Berlin – In Deutschland fehlen bis 2040 jedes Jahr rund 2.500 neue Ärzte, um das heutige Versorgungsniveau aufrecht erhalten zu können. Das zeigt eine neue Anlalyse des Zentralinstituts für die kassenärztliche Versorgung (Zi). Ohne Ärzte aus dem Ausland und Anreize, damit die Niedergelassenen in Deutschland möglichst lange arbeiten, wird es demnach eng.
Wie die Zi-Berechnungen zeigen, würden von 2022 bis 2040 kumuliert rund 50.000 Ärztinnen und Ärzte fehlen, um die derzeit 73 Millionen gesetzlich Versicherten auf dem gewohnt hohen medizinischen Niveau versorgen zu können. Ohne die Zuwanderung von Ärzten aus dem Ausland droht dem Zi zufolge bis 2040 ein allmähliches Absinken des vertragsärztlichen Versorgungsgrads auf „dann nur noch 74 Prozent des heutigen Niveaus“.
Über alle Versorgungsbereiche hinweg betrachtet, steigt der jährliche Nachbesetzungsbedarf bis 2025 auf knapp 16.000 Mediziner, so die Zi-Untersuchung. Erst danach sinkt er allmählich leicht ab. Bis 2040 sind pro Jahr knapp 12.000 Stellen nachzubesetzen.
Im Vergleich zwischen dem vertragsärztlichen und dem stationären Sektor sowie sonstigen Bereichen zeigt sich, dass der Nachbesetzungsbedarf im vertragsärztlichen Sektor kurz- und mittelfristig am größten ist.
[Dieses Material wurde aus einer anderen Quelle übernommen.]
class Gather(C.Structure):
    _fields_ = [("world", C.c_int32), ("rank", C.c_int32), ("slots", C.c_int32), ("slot", C.c_int32),
                ("out_dev", C.c_void_p * 8), ("flags_dev", C.c_void_p * 8), ("ctrl_dev", C.c_void_p)]


class RetinaParams(C.Structure):
    _fields_ = [("in_h", C.c_int32), ("in_w", C.c_int32), ("gate", C.c_float), ("variant", C.c_int32)]


class ImageDesc(C.Structure):
    _fields_ = [
        ("data_dev", C.c_void_p),
        ("width", C.c_int32),
        ("height", C.c_int32),
        ("pitch", C.c_int32),
        ("reserved", C.c_int32),
    ]


class MaskParams(C.Structure):
    _fields_ = [(n, C.c_int32) for n in ("variant", "net_w", "net_h", "mask_w", "mask_h", "num_coeffs", "row_floats",
                                         "coeff_offset", "max_masks")]


LIB_PATH = Path(os.environ.get("TRTX_LIB") or Path(__file__).resolve().parent / "lib" / "libtrtx_hot.so")

_vp, _sz, _i, _f = C.c_void_p, C.c_size_t, C.c_int, C.c_float
_pp = C.POINTER(C.c_void_p)
SYMBOLS = {
    "trtx_version": (C.c_char_p, []),
    "trtx_last_cuda_error": (_i, []),
    "trtx_yolo_params_init_v8": (_i, [C.POINTER(YoloParams), _i, _i, _i, _i, C.POINTER(C.c_int), _i]),
    "trtx_yolo_workspace_size": (_sz, [C.POINTER(YoloParams), _i]),
    "trtx_yolo_decode_enqueue": (_i, [C.POINTER(YoloParams), _i, _pp, _vp, _vp, _sz, _vp]),
    "trtx_nms_workspace_size": (_sz, [C.POINTER(NmsParams), _i, _i]),
    "trtx_nms_enqueue": (_i, [C.POINTER(NmsParams), _i, _vp, _i, _i, _vp, _vp, _vp, _sz, _vp]),
    "trtx_yolo_decode_nms_enqueue": (_i, [C.POINTER(YoloParams), C.POINTER(NmsParams), _i, _pp, _vp, _vp, _vp, _sz, _vp]),
    "trtx_yolo_scan_enqueue": (_i, [C.POINTER(YoloParams), _i, _pp, _vp, _sz, _vp]),
    "trtx_yolo_nms_after_scan_enqueue": (_i, [C.POINTER(YoloParams), C.POINTER(NmsParams), _i, _pp, _vp, _vp, _vp, _sz, _vp]),
    "trtx_retina_total_priors": (_i, [C.POINTER(RetinaParams)]),
    "trtx_retina_workspace_size": (_sz, [C.POINTER(RetinaParams), _i]),
    "trtx_retina_decode_enqueue": (_i, [C.POINTER(RetinaParams), _i, _pp, _vp, _vp, _sz, _vp]),
    "trtx_rpn_decode": (C.c_int64, [_i, _vp, _vp, _vp, _vp, _i, _i, _i, _i, _f, C.POINTER(C.c_float), _i, _i, _vp, _sz, _vp]),
    "trtx_rpn_nms": (C.c_int64, [_i, _vp, _vp, _vp, _i, _i, _f, _vp, _sz, _vp]),
    "trtx_predictor_decode": (C.c_int64, [_i, _vp, _vp, _vp, _vp, _vp, _vp, _i, _i, _i, _i, C.POINTER(C.c_float), _vp, _sz, _vp]),
    "trtx_batched_nms": (C.c_int64, [_i, _i, _vp, _vp, _vp, _vp, _vp, _vp, _i, _i, _f, _vp, _sz, _vp]),
    "trtx_preprocess_batch_enqueue": (_i, [C.POINTER(ImageDesc), _i, _vp, _i, _i, _i, _vp]),
    "trtx_get_rect": (_i, [_i, _i, _i, _i, _i, C.POINTER(C.c_float), C.POINTER(C.c_int)]),
    "trtx_roi_align": (_i, [_i, _vp, _vp, _vp, _i, C.c_float, _i, _i, _i, _i, _i, _vp]),
    "trtx_calib_letterbox_rect": (_i, [_i, _i, _i, _i, C.POINTER(C.c_int)]),
    "trtx_calib_letterbox_host": (_i, [_vp, _i, _i, C.c_size_t, _i, _i, _vp]),
    "trtx_roi_align_ex": (_i, [_i, _vp, _vp, _vp, _i, C.c_float, _i, _i, _i, _i, _i, _i, _vp]),
    "trtx_mask_rcnn_inference": (_i, [_i, _vp, _vp, _vp, _i, _i, _i, _vp]),
    "trtx_process_mask_enqueue": (_i, [C.POINTER(MaskParams), _i, _vp, _vp, _i, _vp, _vp]),
    "trtx_letterbox_matrix": (None, [_i, _i, _i, _i, C.POINTER(C.c_float)]),
    "trtx_abi_sizeof": (_sz, [_i]),
    "trtx_get_rect_adapt_landmark": (_i, [_i, _i, _i, _i, C.POINTER(C.c_float), C.POINTER(C.c_float), _i, C.POINTER(C.c_int)]),
    "trtx_retina_get_rect_adapt_landmark": (_i, [_i, _i, _i, _i, C.POINTER(C.c_float), C.POINTER(C.c_float), C.POINTER(C.c_int)]),
    "trtx_process_decode_ptr_host": (_i, [C.POINTER(C.c_float), _i, _i, C.POINTER(C.c_float)]),
    "trtx_process_decode_ptr_host_obb": (_i, [C.POINTER(C.c_float), _i, _i, C.POINTER(C.c_float)]),
    "trtx_scale_mask_rect": (_i, [_i, _i, _i, _i, C.POINTER(C.c_int)]),
    "trtx_scale_mask_enqueue": (_i, [_vp, _i, _i, _i, _i, _i, _vp, _vp]),
    "trtx_yolo_decode_nms_gather_enqueue": (_i, [C.POINTER(YoloParams), C.POINTER(NmsParams), _i, _pp, _vp, _vp, _vp, _sz,
                                                 C.POINTER(Gather), _vp]),
    "trtx_gather_wait_enqueue": (_i, [C.POINTER(Gather), _vp]),
    "trtx_gather_push_enqueue": (_i, [C.POINTER(Gather), _vp, _i, _i, _i, _vp]),
    "trtx_gather_push_many_enqueue": (_i, [C.POINTER(Gather), _pp, _i, _i, _i, _i, _vp]),
    "trtx_gather_wait_many_enqueue": (_i, [C.POINTER(Gather), _i, _vp]),
    "trtx_peer_alloc": (_i, [_sz, C.POINTER(C.c_void_p), C.POINTER(C.c_ubyte)]),
    "trtx_peer_open": (_i, [C.POINTER(C.c_ubyte), C.POINTER(C.c_void_p)]),
    "trtx_peer_close": (_i, [_vp]),
    "trtx_peer_free": (_i, [_vp]),
}

_lib = None


def load() -> C.CDLL:
    global _lib
    if _lib is not None:
        return _lib
    if not LIB_PATH.exists():
        raise TrtxError(
            f"{LIB_PATH} is missing: build it with `python -m tensorrtx_b200.build` "
            "(or __graft_entry__.build()). There is no CPU/PyTorch fallback for this path."
        )
    lib = C.CDLL(str(LIB_PATH))
    for name, (res, args) in SYMBOLS.items():
        fn = getattr(lib, name)
        fn.restype = res
        fn.argtypes = args
    for which, st in enumerate((YoloParams, NmsParams, RetinaParams, ImageDesc, MaskParams)):
        if lib.trtx_abi_sizeof(which) != C.sizeof(st):
            raise TrtxError(f"{LIB_PATH} was built from a different trtx_hot.h: sizeof({st.__name__}) = "
                            f"{lib.trtx_abi_sizeof(which)} in the library, {C.sizeof(st)} in the binding (rebuild)")
    _lib = lib
    return lib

Maßgeblicher Grund ist nach Angabe des Zi, dass die Vertragsärzte im Basisjahr 2021 durchschnittlich älter sind als die im Krankenhaus angestellten Ärzte. Der Nachbesetzungsbedarf an niedergelassenen Haus- und Fachärzten beträgt bis 2030 jährlich rund 8.000 bis 9.000 Köpfe. Bis zum Jahr 2040 sinkt diese Zahl auf knapp 5.000 pro Jahr ab.
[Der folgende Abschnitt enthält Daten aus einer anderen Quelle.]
@@ -509,7 +509,7 @@
             k.eta_parity = (int32_t)(r->n_flip_launches++ & 1);
             HIP_TRY(hipMemsetAsync(r->d_eta + k.eta_parity, 0, sizeof(uint32_t), s));
         }
-        const int e = r->p.k == 2 ? fc::launch_flip2(k, r->g.ring_max, s, r->kname, sizeof r->kname)
+        const int e = r->p.k == 2 ? fc::launch_flip2(k, r->d_pkeys, r->g.ring_max, s, r->kname, sizeof r->kname)
                                     : fc::launch_flipk(k, r->g.ring_max, s, r->kname, sizeof r->kname);
         if (e != 0) return fail(FC_ERR_HIP, std::string("flip kernel launch: ") + hipGetErrorString((hipError_t)e));
         if (k.tl_len) {
diff --git a/flipcomplexityempirical_amd/csrc/fc_device.h b/flipcomplexityempirical_amd/csrc/fc_device.h
--- a/flipcomplexityempirical_amd/csrc/fc_device.h
+++ b/flipcomplexityempirical_amd/csrc/fc_device.h
@@ -551,10 +551,10 @@
 
 }
 
-template <typename P>
-inline void launch_lds(void (*kern)(P), dim3 grid, dim3 block, size_t lds, hipStream_t s, const P &p) {
+template <typename... P>
+inline void launch_lds(void (*kern)(P...), dim3 grid, dim3 block, size_t lds, hipStream_t s, const P &...p) {
     if (lds > 65536) (void)hipFuncSetAttribute((const void *)kern, hipFuncAttributeMaxDynamicSharedMemorySize, (int)lds);
-    hipLaunchKernelGGL(kern, grid, block, lds, s, p);
-}
-
-}
+    hipLaunchKernelGGL(kern, grid, block, lds, s, p...);
+}
+
+}
diff --git a/flipcomplexityempirical_amd/csrc/fc_flip2.hip b/flipcomplexityempirical_amd/csrc/fc_flip2.hip
--- a/flipcomplexityempirical_amd/csrc/fc_flip2.hip
+++ b/flipcomplexityempirical_amd/csrc/fc_flip2.hip
@@ -16,8 +16,22 @@
 #ifndef FC_PRIO_EVERY_LOG2
 #define FC_PRIO_EVERY_LOG2 4
 #endif
+static_assert(sizeof(KParams) % 8 == 0, "flip2_kernel's second argument sits at sizeof(KParams)");
+template <bool FULL>
+__device__ __forceinline__ PhiloxKeys batch_keys(PhiloxKeys keys) {
+    typedef const unsigned char __attribute__((address_space(4))) *KernArg;
+    if constexpr (FULL) {
+        KernArg ka = (KernArg)__builtin_amdgcn_kernarg_segment_ptr();
+        asm volatile("" : "+s"(ka));
+        return *(const PhiloxKeys __attribute__((address_space(4))) *)(ka + sizeof(KParams));
+    } else {
+        asm volatile("" : "+s"(keys));
+        return keys;
+    }
+}
+
 template <int RMAX, int NSUB, bool FULL, bool SEARCH, bool XTRA, bool BAND>
-__global__ __launch_bounds__(256, (RMAX == 8 ? 4 : 1)) void flip2_kernel(KParams p) {
+__global__ __launch_bounds__(256, (RMAX == 8 ? 4 : 1)) void flip2_kernel(KParams p, PhiloxKeys keys) {
     static_assert(FULL || !XTRA, "XTRA is a FULL instance");
     constexpr int kRV = BAND ? NSUB : 4;
     extern __shared__ __attribute__((aligned(16))) unsigned char smem[];
@@ -82,7 +96,7 @@
     const bool force_bfs = (p.flags & FC_FLAG_FORCE_BFS) != 0;
     const bool want_wait = (p.diag & FC_DIAG_WAIT) != 0;
     const bool trace_on = XTRA && p.trace && c < p.trace_chains;
-    const bool defer = (want_wait || FULL) && !trace_on && !(XTRA && p.tape);
+    const bool defer = (!FULL && !BAND) || ((want_wait || FULL) && !trace_on && !(XTRA && p.tape));
 
     int64_t acc_cut = 0, acc_nb = 0, acc_wait = 0, acc_cut2 = 0, acc_nb2 = 0;
     int n_acc = 0, n_ic = 0, n_ip = 0;
@@ -203,7 +217,6 @@
         misc[1] = (uint64_t)__float_as_uint(eta0);
     }
     compiler_fence();
-    const PhiloxKeys pkeys0 = (PhiloxKeys)(uintptr_t)p.pkeys;
     while (rem > 0) {
         const bool every = ((prio += 4) & (((1 << FC_PRIO_EVERY_LOG2) - 1) << 2)) == 0;
         if (every) cnt_fold();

Das Zi moniert in der Analyse, dass eine Aufstockung der Studienplatzzahlen in der Humanmedizin die Kapazitäten nicht mehr rechtzeitig erhöhen wird. Die abzusehenden Engpässe in der medizinischen Versorgung seien durch ein erhöhtes Studienangebot „nicht mehr aufzuhalten“, heißt es.
Selbst wenn die Studienplatzkapazitäten im Fach Humanmedizin „kurzfristig signifikant“ erhöht würden, kämen die Auswirkungen aufgrund der Ausbildungslänge erst „nach etwa 15 Jahren“ in der ambulanten haus- und fachärztlichen Versorgung an.
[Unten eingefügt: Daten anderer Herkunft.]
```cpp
void RenderRun::raygen(const PathArrays &at, long long u0, int kk, unsigned char *medium_keys) {
    const int n_new = (int)(pl.unit * kk);
    if (views) hipLaunchKernelGGL(k_raygen_views, dim3(grid_for(n_new)), dim3(kBlock), 0, stream, sc, r, (const DCamera *)st.view_cams.p, at, n_new, (int)u0, medium_keys);
    else if (!src) hipLaunchKernelGGL(k_raygen, dim3(grid_for(n_new)), dim3(kBlock), 0, stream, sc, r, at, n_new, (int)u0);
    else hipLaunchKernelGGL(k_raygen_rays, dim3(grid_for(n_new)), dim3(kBlock), 0, stream, sc, r, at, reinterpret_cast<const float4 *>(src->rays + u0),
                            reinterpret_cast<const int4 *>(src->samples + u0), n_new, n_scene_media, medium_keys, dctr, u0);
}
void RenderRun::resolve(const PathArrays &at, long long u0, int kk) {
    if (!src) hipLaunchKernelGGL(k_resolve, dim3(grid_for(r.npix)), dim3(kBlock), 0, stream, at, st.accum.p, r.npix, kk);
    else hipLaunchKernelGGL(k_store_li, dim3(grid_for(kk)), dim3(kBlock), 0, stream, (const float4 *)at.L, reinterpret_cast<const int4 *>(src->samples + u0), r,
                            n_scene_media, kk, reinterpret_cast<float4 *>(src->L) + u0);
}
// ... 474 lines not shown
```

gnxraytracer_amd/csrc/device_bsdf.h:

```cpp
#pragma once
#include "device_sampler.h"

namespace gnxr {

GX_DEV float cos_theta(V3 w) { return w.z; }
GX_DEV float cos2_theta(V3 w) { return w.z * w.z; }
GX_DEV float abs_cos_theta(V3 w) { return fabsf(w.z); }
GX_DEV float sin2_theta(V3 w) { return fmaxf(0.f, 1.f - cos2_theta(w)); }
GX_DEV float sin_theta(V3 w) { return gx_sqrt(sin2_theta(w)); }
GX_DEV float tan_theta(V3 w) { return sin_theta(w) / cos_theta(w); }
GX_DEV float tan2_theta(V3 w) { return sin2_theta(w) / cos2_theta(w); }
GX_DEV float cos_phi(V3 w) { float s = sin_theta(w); return (s == 0) ? 1 : clampf(w.x / s, -1, 1); }
GX_DEV float sin_phi(V3 w) { float s = sin_theta(w); return (s == 0) ? 0 : clampf(w.y / s, -1, 1); }
GX_DEV float cos2_phi(V3 w) { return cos_phi(w) * cos_phi(w); }
GX_DEV float sin2_phi(V3 w) { return sin_phi(w) * sin_phi(w); }
GX_DEV bool same_hemisphere(V3 w, V3 wp) { return w.z * wp.z > 0; }
GX_DEV V3 reflect(V3 wo, V3 n) { return -wo + 2 * dot(wo, n) * n; }
GX_DEV bool refract(V3 wi, V3 n, float eta, V3 *wt) {
    float cosThetaI = dot(n, wi);
    float sin2ThetaI = fmaxf(0.f, 1 - cosThetaI * cosThetaI);
    float sin2ThetaT = eta * eta * sin2ThetaI;
    if (sin2ThetaT >= 1) return false;
    float cosThetaT = gx_sqrt(1 - sin2ThetaT);
    *wt = eta * -wi + (eta * cosThetaI - cosThetaT) * n;
// ... 340 lines not shown
        float cosTheta = gx_sqrt(fmaxf(0.f, (1 - gx_pow(alpha2, 1 - u0)) / (1 - alpha2)));
        float sinTheta = gx_sqrt(fmaxf(0.f, 1 - cosTheta * cosTheta));
        float phi = 2 * GX_PI * u1;
        float sinPhi, cosPhi;
        gx_sincos(phi, &sinPhi, &cosPhi);
        V3 wh(sinTheta * cosPhi, sinTheta * sinPhi, cosTheta);
        if (!same_hemisphere(wo, wh)) wh = -wh;
        *wi = reflect(wo, wh);
        if (!same_hemisphere(wo, *wi)) return Spec(0.f);
        *pdf = lobe_pdf<LM>(l, wo, *wi);
        return need_f ? lobe_f<LM>(l, wo, *wi) : Spec(0.f);
    }
    break;
    default: break;
    }
    if (lm_micro_only(LM)) return Spec(0.f);
    *wi = cosine_sample_hemisphere(u0, u1);
    if (wo.z < 0) wi->z *= -1;
    *pdf = lobe_pdf<LM>(l, wo, *wi);
    return need_f ? lobe_f<LM>(l, wo, *wi) : Spec(0.f);
}

template <uint32_t LM>
struct Bsdf {
    const DMaterial *mat;
    V3 ns, ng, ss, ts;
    GX_DEV V3 to_local(V3 v) const { return V3(dot(v, ss), dot(v, ts), dot(v, ns)); }
    GX_DEV V3 to_world(V3 v) const {
        return V3(ss.x * v.x + ts.x * v.y + ns.x * v.z, ss.y * v.x + ts.y * v.y + ns.y * v.z, ss.z * v.x + ts.z * v.y + ns.z * v.z);
    }
    GX_DEV static bool matches(int type, int flags) { return (type & flags) == type; }
    GX_DEV int num_components(int flags) const {
        int n = 0;
        for (int i = 0; i < mat->n_lobes; ++i) if (matches(mat->lobes[i].type, flags)) ++n;
        return n;
    }
    static constexpr bool kSingle = (LM == LM_DIFFUSE || LM == LM_CONDUCTOR);
    static constexpr int kSingleType = BSDF_REFLECTION | (LM == LM_CONDUCTOR ? BSDF_GLOSSY : BSDF_DIFFUSE);
    GX_DEV Spec f(V3 woW, V3 wiW, int flags) const {
        V3 wi = to_local(wiW), wo = to_local(woW);
        if (wo.z == 0) return Spec(0.f);
        bool refl = dot(wiW, ng) * dot(woW, ng) > 0;
        if (kSingle) return (mat->n_lobes > 0 && refl && matches(kSingleType, flags)) ? lobe_f<LM>(mat->lobes[0], wo, wi) : Spec(0.f);
        return sum_f(wo, wi, flags, refl);
    }
    GX_DEV Spec sum_f(V3 wo, V3 wi, int flags, bool refl) const {
// ... 4 lines not shown
            while (i < n) {
                const int t = mat->lobes[i].type;
                if (matches(t, flags) && ((refl && (t & BSDF_REFLECTION)) || (!refl && (t & BSDF_TRANSMISSION)))) break;
                ++i;
            }
            if (i >= n) break;
            f = f + lobe_f<LM>(mat->lobes[i], wo, wi);
            ++i;
        }
        return f;
    }
    GX_DEV float pdf(V3 woW, V3 wiW, int flags) const {
        if (mat->n_lobes == 0) return 0.f;
        V3 wo = to_local(woW), wi = to_local(wiW);
        if (wo.z == 0) return 0.f;
        if (kSingle) return matches(kSingleType, flags) ? 0.f + lobe_pdf<LM>(mat->lobes[0], wo, wi) : 0.f;
        float p = 0.f;
        int matching = 0;
        for (int i = 0; i < mat->n_lobes; ++i) {
            const DLobe &l = mat->lobes[i];
            if (matches(l.type, flags)) { ++matching; p += lobe_pdf<LM>(l, wo, wi); }
        }
        return matching > 0 ? p / matching : 0.f;
    }
    GX_DEV Spec sample_f(V3 woW, V3 *wiW, float u0, float u1, float *pdf, int flags, int *sampledType) const {
        if (kSingle) {
            *sampledType = 0;
            if (mat->n_lobes == 0 || !matches(kSingleType, flags)) { *pdf = 0; return Spec(0.f); }
            const DLobe &bx = mat->lobes[0];
            const float ur0 = fminf(u0 * 1 - 0, GX_ONE_MINUS_EPS);
            V3 wi, wo = to_local(woW);
            *pdf = 0;
            if (wo.z == 0) return Spec(0.f);
            *sampledType = kSingleType;
            (void)lobe_sample<LM>(bx, wo, &wi, ur0, u1, pdf, sampledType, false);
            if (*pdf == 0) { *sampledType = 0; return Spec(0.f); }
            *wiW = to_world(wi);
            const bool refl = dot(*wiW, ng) * dot(woW, ng) > 0;
            return refl ? lobe_f<LM>(bx, wo, wi) : Spec(0.f);
        }
        int matching = num_components(flags);
        *sampledType = 0;
        if (matching == 0) { *pdf = 0; return Spec(0.f); }
        int comp = min((int)floorf(u0 * matching), matching - 1);
        int which = -1, count = comp;
        for (int i = 0; i < mat->n_lobes; ++i)
// ... 31 lines not shown
```

gnxraytracer_amd/csrc/inst_shade_kinds.hip:

```cpp
#include "kernel_instances.h"
using namespace gnxr;
#define X(M, L) template GX_SHADE_KIND_SIGNATURE(M, L)
GX_SHADE_KIND_INSTANCES(X)
#undef X
```

gnxraytracer_amd/csrc/kernel_instances.h:

```cpp
#pragma once
#include <hip/hip_runtime.h>

#include "host_scene.h"
#include "kernels.hip.h"
#include "vol_kernel.hip.h"
#include "whitted_kernel.hip.h"
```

Angesichts der „Versäumnisse, frühzeitig dem erwarteten Mangel an Ärzten entgegenzuwirken“, können die Engpässe in der medizinischen Versorgung aus Sicht des Zi „nur durch flankierende Maßnahmen teilweise kompensiert“ werden.
Dazu gehörten demnach Anreize für berufstätige Ärzte, sich „möglichst lange und mit voller Arbeitskraft“ in der medizinischen Versorgung zu engagieren, die Entlastung von arztfremden Verwaltungsarbeiten sowie die Erweiterung ärztlicher Delegationsmöglichkeiten.
Risiken für die Patientenversorgung ergeben sich dem Zi zufolge daraus, dass niedergelassene Ärztinnen und Ärzte aufgrund steigender Arbeitsbelastung sowie dem Wunsch nach einer besseren Work-Life-Balance der ambulanten Versorgung immer häufiger den Rücken kehren oder ihren Tätigkeitsumfang reduzieren, indem sie in ein Anstellungsverhältnis wechseln. Ein weiterer Stressfaktor sei die zunehmende Belastung ärztlicher Arbeitszeit mit einer Flut von Verwaltungsaufgaben und sinnentleerter Digitalisierungsmaßnahmen.
„Hier gilt es, Anreize zu setzen, damit sich ein überdurchschnittliches zeitliches Engagement auch überdurchschnittlich lohnt. Das wird aber durch die bestehenden Budgetrestriktionen in der vertragsärztlichen Versorgung aufs Gröbste konterkariert“, bemängelte der Zi-Vorstandsvorsitzende Dominik von Stillfried. „Die Botschaft lautet hier: Leistung lohnt sich nicht.“
Von Stillfried wies auch darauf hin, dass sich in ganz Europa ein Fachkräftemangel in der medizinischen Versorgung abzeichnet, der zunehme. Er spricht von einem Wettbewerb in Europa um ausgebildete Mediziner. Das würde es noch herausfordernder machen, das heutige Leistungsangebot in Zukunft flächendeckend zu stabilisieren und eine Benachteiligung strukturschwächerer Regionen zu verhindern.